* **What you need to do**: Only the first line of the listing and the lines after it, up to and including the one containing "a.out0 = x.s1; a.out1 = x.gf; a.acc1 = 1;", should be retyped exactly.

──────────────────────────────

int dec_cross_attn_bwd(const Bwd& x, int i) {
  const WS& w = x.w; const int d = x.d, B = (int)w.B;
  float* base = x.ws + i * w.d_stride;
  float *q2 = base + w.d_q2, *kv2 = base + w.d_kv2, *o2 = base + w.d_o2, *lse2 = base + w.d_lse2, *s4 = x.s4;
  const uint32_t* mask2 = reinterpret_cast<const uint32_t*>(base + w.d_mask2);
  if (!x.sp.lean)
    return adt_attn_bwd(x.prec, q2, d, kv2, 2 * d, kv2 + d, 2 * d, o2, d, lse2, x.s1, d, B, x.H, x.L, x.hd, 1, x.p, x.seed, dec_site(i, 1), x.b_offset,
                        x.s5, d, s4, 2 * d, s4 + d, 2 * d, mask2, x.st);
  if (x.sp.do_handover) {
    const int rc = adt_launch_seq_attn_bwd(x.hd, dec_cross_attn_lean_args(x, i), x.st);
    return rc == 1 ? adt_set_error(NO_FALLBACK, x.L, x.hd) : rc;
  }
  const uint16_t* kvb = reinterpret_cast<const uint16_t*>(kv2);
  return adt_attn_bwd_saved_bf16(q2, d, kvb, 2 * d, kvb + d, 2 * d, o2, d, lse2, x.s1, d, B, x.H, x.L, x.hd, x.p, x.seed, dec_site(i, 1), x.b_offset,
                                 x.s5, d, s4, 2 * d, x.sp.parts ? s4 + d / 2 : s4 + d, 2 * d, mask2, x.sp.parts ? 1 : 0, x.st);
}

adt::BwdChainArgs dec_mid_seq_args(const Bwd& x, int i) {
  const WS& w = x.w; const Layout& lo = x.lo; const float* P = x.P; float* const Gq = x.Gq;
  const int d = x.d, dd = d * d;
  float* base = x.ws + i * w.d_stride;
  const float* einw = P + lo.dec(i, D_EINW);
  float* geinw = Gq + lo.dec(i, D_EINW);
  float* geinb = Gq + lo.dec(i, D_EINB);
  adt::BwdChainArgs a = x.BA(x.dec, 0.f, nullptr);
  a.dqkv = x.s5; a.lddqkv = d; a.xin = base + w.d_a1; a.o = base + w.d_o1; a.saved_bf16 = x.sp.lean; a.dkv2 = x.s4; a.f = x.f;
  a.grad_bf16 = (x.sp.lean && x.sp.parts) ? 1 : 0;
  a.W0 = einw; a.W1 = P + lo.dec(i, D_SOW); a.W2 = einw + dd; a.W3 = einw + 2 * dd;
  a.dW0 = geinw; a.dW1 = Gq + lo.dec(i, D_SOW); a.dW2 = geinw + dd; a.dW3 = geinw + 2 * dd;
  a.db0 = geinb; a.db1 = Gq + lo.dec(i, D_SOB); a.db2 = geinb + d; a.db3 = geinb + 2 * d;
  a.out0 = x.s1; a.out1 = x.gf; a.acc1 = 1;
  a.part[0] = x.PART(i, PS_D_EIN); a.part[1] = x.PART(i, PS_D_SO); a.part[2] = x.PART(i, PS_D_EIN + 1); a.part[3] = x.PART(i, PS_D_EIN + 2);
  a.part_stride = (size_t)w.part_stride;
  a.vpart = x.VPART(i, 1);
  a.do_bf16 = x.do_rows(); a.do_delta = x.do_delta(); a.do_scale = x.do_scale(dec_site(i, 0)); a.do_hd = x.hd;
  return a;
}

adt::AttnArgs dec_cross_attn_lean_args(const Bwd& x, int i) {
  const WS& w = x.w; const int d = x.d;
  float* base = x.ws + i * w.d_stride;
  const uint16_t* kvb = reinterpret_cast<const uint16_t*>(base + w.d_kv2);
  adt::AttnArgs a = adt_attn_bwd_saved_bf16_args(base + w.d_q2, d, kvb, 2 * d, kvb + d, 2 * d, base + w.d_o2, d, base + w.d_lse2, x.s1, d, (int)w.B, x.H, x.L,
                                                 x.hd, x.p, x.seed, dec_site(i, 1), x.b_offset, x.s5, d, x.s4, 2 * d, x.s4 + d / 2, 2 * d,
                                                 reinterpret_cast<const uint32_t*>(base + w.d_mask2), 1);
  a.do_bf16 = x.do_rows_cross(); a.do_delta = x.do_delta();
  return a;
}

int dec_mid_bwd(const Bwd& x, int i) {
  const WS& w = x.w; const Layout& lo = x.lo; const float* P = x.P; float* const Gq = x.Gq;
  const int d = x.d, dd = d * d;
  float* base = x.ws + i * w.d_stride;
  float *o1 = base + w.d_o1, *a1 = base + w.d_a1;
  const float* einw = P + lo.dec(i, D_EINW);
  float* geinw = Gq + lo.dec(i, D_EINW);
  float* geinb = Gq + lo.dec(i, D_EINB);
  if (x.sp.use_seq) {
    const int rc = adt_launch_seq_mid_bwd(x.hd, dec_mid_seq_args(x, i), x.st);
    if (rc <= 0) return rc;
    if (x.sp.parts) return adt_set_error(NO_FALLBACK, x.L, x.hd);
  }
  {
    adt::BwdChainArgs a = x.BA(x.dec, 0.f, nullptr);
    a.dqkv = x.s5; a.lddqkv = d; a.xin = a1; a.o = o1; a.saved_bf16 = x.sp.lean;
    a.W0 = einw; a.W1 = P + lo.dec(i, D_SOW);
    a.dW0 = geinw; a.dW1 = Gq + lo.dec(i, D_SOW); a.db0 = geinb; a.db1 = Gq + lo.dec(i, D_SOB);
    a.out0 = x.s1;
    CK(adt_launch_bwdchain(x.prec, 4, a, x.st));
  }
  adt::BwdChainArgs a = x.BA(x.dec, 0.f, nullptr);
  a.dkv2 = x.s4; a.f = x.f;
  a.W0 = einw + dd; a.W1 = einw + 2 * dd;
  a.dW0 = geinw + dd; a.dW1 = geinw + 2 * dd; a.db0 = geinb + d; a.db1 = geinb + 2 * d;
  a.out0 = x.gf; a.acc0 = 1;
  return adt_launch_bwdchain(x.prec, 5, a, x.st);
}

int attn_block_bwd(const Bwd& x, int i, bool dec) {
  const WS& w = x.w; const Layout& lo = x.lo; const float* P = x.P; float* const Gq = x.Gq; float* const ws = x.ws;
  const int d = x.d, dd = d * d, nl = x.nl;
  const int32_t* ids = dec ? x.dec : x.seq;
  float* gy = ws + (dec ? w.g_dec_x : w.g_enc_x) + (i + 1) * x.Td;
  float* gx = ws + (dec ? w.g_dec_x : w.g_enc_x) + i * x.Td;
  const float* xi = ws + (dec ? w.dec_x : w.enc_x) + i * x.Td;
  float* base = ws + i * (dec ? w.d_stride : w.e_stride);
  float *qkv = base + (dec ? w.d_qkv : w.e_qkv), *o = base + (dec ? w.d_o1 : w.e_o), *lse = base + (dec ? w.d_lse1 : w.e_lse);
  const uint32_t* mask = reinterpret_cast<const uint32_t*>(base + (dec ? w.d_mask1 : w.e_mask));
  const int64_t lnw = dec ? lo.dec(i, D_LNW) : lo.enc(i, E_LN1W), lnb = dec ? lo.dec(i, D_LNB) : lo.enc(i, E_LN1B);
  const int64_t inw = dec ? lo.dec(i, D_SINW) : lo.enc(i, E_INW), inb = dec ? lo.dec(i, D_SINB) : lo.enc(i, E_INB);
  const uint32_t site = dec ? dec_site(i, 0) : enc_site(i, 0);
  const int acc = dec ? (i > 0 ? 1 : 0) : 1;
  if (x.sp.use_seq) {
    adt::SeqBwdArgs a = seq_bwd_args(x.L, (int)w.B, x.H, ids, x.p, x.seed, site, x.b_offset, x.hd);
    a.x = xi; a.gamma = P + lnw; a.beta = P + lnb; a.Win = P + inw; a.bin = P + inb;
    a.dO = x.s1; a.o = o; a.lse = lse; a.mask = mask; a.dres = dec ? gy : x.s5;
    a.do_bf16 = x.do_rows(); a.do_delta = x.do_delta();
    a.gx = gx; a.acc = acc; a.dWin = Gq + inw; a.dbin = Gq + inb; a.dgamma = Gq + lnw; a.dbeta = Gq + lnb;
    if (x.plan.seeds_virtual && dec && i > 0) {
      a.acc = 0; a.seed_other = ws + w.enc_x + (nl - i) * x.Td; a.seed_coef = ws + w.norms + 8 + (nl - i);
    }
    if (x.plan.seeds_virtual && !dec) {
      a.acc = 0; a.seed_other = ws + w.dec_x + (nl - i) * x.Td; a.seed_coef = ws + w.norms + 8 + i;
      if (i > 0) { a.seed_loss = ws + w.loss + 64 * (2 + i); a.seed_norms = ws + w.norms; }
    }
    a.nrep = NREPP; a.rep_stride = (size_t)w.prep_stride; a.wp_base = P + lo.posw(); a.wp_img = ws + w.wpack; a.saved_bf16 = x.sp.lean;
    a.part = x.PART(i, dec ? PS_D_SIN : PS_E_IN); a.part_stride = (size_t)w.part_stride;
    a.vpart = x.VPART(i, dec ? 2 : 4);
    a.nsplit = a.part ? x.sp.attn_split : 1;
    time_mark(dec ? 2 : 1, i, true, x.st);
    const int rc = adt_launch_seq_attn_pre_bwd(x.hd, dec ? 1 : 0, a, x.st);
    time_mark(dec ? 2 : 1, i, false, x.st);
    if (rc <= 0) return rc;
    if (x.sp.lean) return adt_set_error("backward: the lean forward needs the fused attention-block backward (L=%d hd=%d)", x.L, x.hd);
  }
  if (x.sp.do_handover) return adt_set_error("backward: the staged attention backward was reached with the dO hand-over on (L=%d hd=%d)", x.L, x.hd);
  CK(adt_attn_bwd(x.prec, qkv, 3 * d, qkv + d, 3 * d, qkv + 2 * d, 3 * d, o, d, lse, x.s1, d, (int)w.B, x.H, x.L, x.hd, 1, x.p, x.seed, site, x.b_offset,
                  x.s3, 3 * d, x.s3 + d, 3 * d, x.s3 + 2 * d, 3 * d, mask, x.st));
  adt::BwdChainArgs a = x.BA(ids, 0.f, nullptr);
  a.dqkv = x.s3; a.lddqkv = 3 * d; a.xin = xi;
  if (dec) a.gy = gy; else a.dh = x.s5;
  a.W0 = P + inw; a.W1 = P + inw + dd; a.W2 = P + inw + 2 * dd; a.gamma = P + lnw; a.beta = P + lnb;
  a.dW0 = Gq + inw; a.dW1 = Gq + inw + dd; a.dW2 = Gq + inw + 2 * dd; a.db0 = Gq + inb; a.db1 = Gq + inb + d; a.db2 = Gq + inb + 2 * d;
  a.dgamma = Gq + lnw; a.dbeta = Gq + lnb;
  a.out0 = gx; a.acc0 = acc;
  return adt_launch_bwdchain(x.prec, dec ? 3 : 2, a, x.st);
}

──────────────────────────────

* **Finished exercise**:
int dec_cross_attn_bwd(const Bwd& x, int i) {
  const WS& w = x.w; const int d = x.d, B = (int)w.B;
  float* base = x.ws + i * w.d_stride;
  float *q2 = base + w.d_q2, *kv2 = base + w.d_kv2, *o2 = base + w.d_o2, *lse2 = base + w.d_lse2, *s4 = x.s4;
  const uint32_t* mask2 = reinterpret_cast<const uint32_t*>(base + w.d_mask2);
  if (!x.sp.lean)
    return adt_attn_bwd(x.prec, q2, d, kv2, 2 * d, kv2 + d, 2 * d, o2, d, lse2, x.s1, d, B, x.H, x.L, x.hd, 1, x.p, x.seed, dec_site(i, 1), x.b_offset,
                        x.s5, d, s4, 2 * d, s4 + d, 2 * d, mask2, x.st);
  if (x.sp.do_handover) {
    const int rc = adt_launch_seq_attn_bwd(x.hd, dec_cross_attn_lean_args(x, i), x.st);
    return rc == 1 ? adt_set_error(NO_FALLBACK, x.L, x.hd) : rc;
  }
  const uint16_t* kvb = reinterpret_cast<const uint16_t*>(kv2);
  return adt_attn_bwd_saved_bf16(q2, d, kvb, 2 * d, kvb + d, 2 * d, o2, d, lse2, x.s1, d, B, x.H, x.L, x.hd, x.p, x.seed, dec_site(i, 1), x.b_offset,
                                 x.s5, d, s4, 2 * d, x.sp.parts ? s4 + d / 2 : s4 + d, 2 * d, mask2, x.sp.parts ? 1 : 0, x.st);
}

adt::BwdChainArgs dec_mid_seq_args(const Bwd& x, int i) {
  const WS& w = x.w; const Layout& lo = x.lo; const float* P = x.P; float* const Gq = x.Gq;
  const int d = x.d, dd = d * d;
  float* base = x.ws + i * w.d_stride;
  const float* einw = P + lo.dec(i, D_EINW);
  float* geinw = Gq + lo.dec(i, D_EINW);
  float* geinb = Gq + lo.dec(i, D_EINB);
  adt::BwdChainArgs a = x.BA(x.dec, 0.f, nullptr);
  a.dqkv = x.s5; a.lddqkv = d; a.xin = base + w.d_a1; a.o = base + w.d_o1; a.saved_bf16 = x.sp.lean; a.dkv2 = x.s4; a.f = x.f;
  a.grad_bf16 = (x.sp.lean && x.sp.parts) ? 1 : 0;
  a.W0 = einw; a.W1 = P + lo.dec(i, D_SOW); a.W2 = einw + dd; a.W3 = einw + 2 * dd;
  a.dW0 = geinw; a.dW1 = Gq + lo.dec(i, D_SOW); a.dW2 = geinw + dd; a.dW3 = geinw + 2 * dd;
  a.db0 = geinb; a.db1 = Gq + lo.dec(i, D_SOB); a.db2 = geinb + d; a.db3 = geinb + 2 * d;
  a.out0 = x.s1; a.out1 = x.gf; a.acc1 = 1;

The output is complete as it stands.